Interesting. We've implemented a metadata layer for HDFS and YARN using NDB (MyS...

ericfrenkiel · on May 20, 2015

- row-level locking -> yes we use MVCC and take a row level write lock when necessary for consistency

- independent transaction coordinators at data nodes -> we have a tier called "aggregators" that act as transaction coordinators. These are the nodes you connect to. Under the hood leaf nodes in memsql also manage transactions.

- pruned index scans -> Do you mean information retrieval? Our indexes support seeks and range scans if that's what you mean.

- network-aware transactions (with user-defined partition keys for tables) --> yes, we have user-defined partition keys (shard keys) and transactions work across multiple nodes on the network.
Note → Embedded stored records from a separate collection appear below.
__global__ void __launch_bounds__(128) mpp_maaco_rank_kernel(const uint8_t *__restrict__ svalid_all,
                                                             const double *__restrict__ tau_all, size_t tau_stride,
                                                             const double *__restrict__ E01_all, size_t E01_stride,
                                                             double alpha, int R, int C,
                                                             const MppMapMeta *__restrict__ meta, uint32_t *__restrict__ rank_all,
                                                             size_t rank_stride, size_t rank_margin, size_t rank_fast_words,
                                                             size_t rank_bundle_words, size_t rank_nb8_words,
                                                             const int32_t *__restrict__ latch) {
    const int cell = blockIdx.x * 128 + threadIdx.x;
    if (cell >= R * C) return;
    if (latch && *latch) return;
    const int map = blockIdx.y;
    const uint8_t *svalid = svalid_all + (size_t)map * R * C;
    const double *tau = tau_all + (size_t)map * tau_stride;
    const double *E01 = E01_all + (size_t)map * E01_stride;
    uint32_t *rank_fast = rank_all + (size_t)map * rank_stride + rank_margin;
    uint2 *rank_slow = (uint2 *)(rank_all + (size_t)map * rank_stride + rank_fast_words);
    uint32_t *bundle = rank_all + (size_t)map * rank_stride + rank_bundle_words;
    uint8_t *nb8 = (uint8_t *)(rank_all + (size_t)map * rank_stride + rank_nb8_words);
    const uint32_t P1 = meta[map].s1.P1;
    const uint32_t sv = svalid[cell];
    double a0[8], a1[8];
#pragma unroll
    for (int m = 0; m < 8; ++m) {
        a0[m] = a1[m] = -1.0;
        if ((sv >> m) & 1u) {
            const int j = cell + ((int)((0xA940u >> (2 * m)) & 3u) - 1) * C + ((int)((0x9224u >> (2 * m)) & 3u) - 1);
            const double tv = tau[j];
            const double ta = (alpha == 1.0) ? tv : pow_slow(tv, alpha);
            const double2 e = *(const double2 *)(E01 + 2 * (size_t)j);
            a0[m] = ta * e.x;
            a1[m] = ta * e.y;
        }
    }
    const bool p1_three = __popc(P1) == 3;
    const int s0 = __ffs(P1) - 1, s1 = __ffs(P1 & (P1 - 1)) - 1, s2 = 31 - __clz(P1);
    for (int ctx = 0; ctx < 9; ++ctx) {
        double a[8];
#pragma unroll
        for (int m = 0; m < 8; ++m) a[m] = (ctx > 0 && m != ctx - 1) ? a1[m] : a0[m];
        double cmx = 0.0;
#pragma unroll
        for (int m = 0; m < 8; ++m) cmx = fmax(cmx, a[m]);
        uint32_t word = 0xFFFFFFu, perm = 0u, fast = 7u, order = 0u;
        if (cmx < 1e-10) {
            word = 0u;
#pragma unroll
            for (int m = 0; m < 8; ++m) {
                int pos = 0;
#pragma unroll
                for (int q = 0; q < 8; ++q) pos += (a[q] > a[m]) || (a[q] == a[m] && q < m);
                word |= (uint32_t)pos << (3 * m);
                perm |= (uint32_t)m << (4 * pos);
            }
            fast = 0u;
            if (p1_three) {
                const uint32_t p0 = (word >> (3 * s0)) & 7u, p1 = (word >> (3 * s1)) & 7u, p2 = (word >> (3 * s2)) & 7u;
                order = (p0 < p1 ? 1u : 0u) | (p0 < p2 ? 2u : 0u) | (p1 < p2 ? 4u : 0u);
#pragma unroll
                for (uint32_t c = 1; c < 8; ++c) {
                    uint32_t bp = 8u, bi = 0u;
                    if ((c & 1u) && p0 < bp) { bp = p0; bi = 0u; }
                    if ((c & 2u) && p1 < bp) { bp = p1; bi = 1u; }
                    if ((c & 4u) && p2 < bp) { bp = p2; bi = 2u; }
                    fast |= (c & ~((1u << bi) - 1u)) << (3u * c);
                }
            }
        }
        const size_t t = (size_t)cell * 9 + ctx;
        rank_fast[t] = fast | (sv << 24);
        rank_slow[t] = make_uint2(perm, word | (sv << 24));
        if (p1_three && ctx > 0) {
            const int mv = ctx - 1;
            const int pr = cell / C - ((int)((0xA940u >> (2 * mv)) & 3u) - 1), pc = cell % C - ((int)((0x9224u >> (2 * mv)) & 3u) - 1);
            if (pr >= 0 && pr < R && pc >= 0 && pc < C) {
                const uint32_t A3 = ((sv >> s0) & 1u) | (((sv >> s1) & 1u) << 1) | (((sv >> s2) & 1u) << 2);
                nb8[((size_t)pr * C + pc) * 8 + mv] = (uint8_t)((fast & 7u ? 1u : 0u) | (A3 << 1) | (order << 4));
                const int k = (ctx == s0 + 1) ? 0 : ((ctx == s1 + 1) ? 1 : ((ctx == s2 + 1) ? 2 : -1));
                if (k >= 0) bundle[((size_t)pr * C + pc) * 4 + k] = tour_word2(fast | (sv << 24), s0, s1, s2);
            }
        }
    }
}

- any asynchronous/event API --> no, we don't have an event API Most of our use cases are "pull" oriented which scales very well with MemSQL

jamesblonde · on May 21, 2015

Great. Lots of good stuff there. Pruned index scans are index scans where the data is located on a single shard and the index scan doesn't flood all nodes in the DB. I'll definitely be looking into MemSQL.

SkidanovAlex · on May 20, 2015

MemSQL partitions data across nodes by hash, not by range, so partition prunning is less applicable. However, in a case when it can be applied MemSQL does apply it. [1]

Within each node, for column store tables in MemSQL we do use segment elimination very aggressively, which is effectively the same thing as partition pruning. [2] [3]

[1] http://docs.memsql.com/latest/concepts/distributed_sql/#inde...

[2] http://docs.memsql.com/latest/concepts/columnar/#query-effic...

[3] http://docs.memsql.com/latest/concepts/columnar/#maintenance...

jamesblonde · on May 21, 2015

Shard key matching is effectively partitioned pruning - which is great. This is a feature not many people are aware of, but is super important when scaling to large clusters and when you have "session-oriented" (or in our case inode-oriented) data spread across different tables.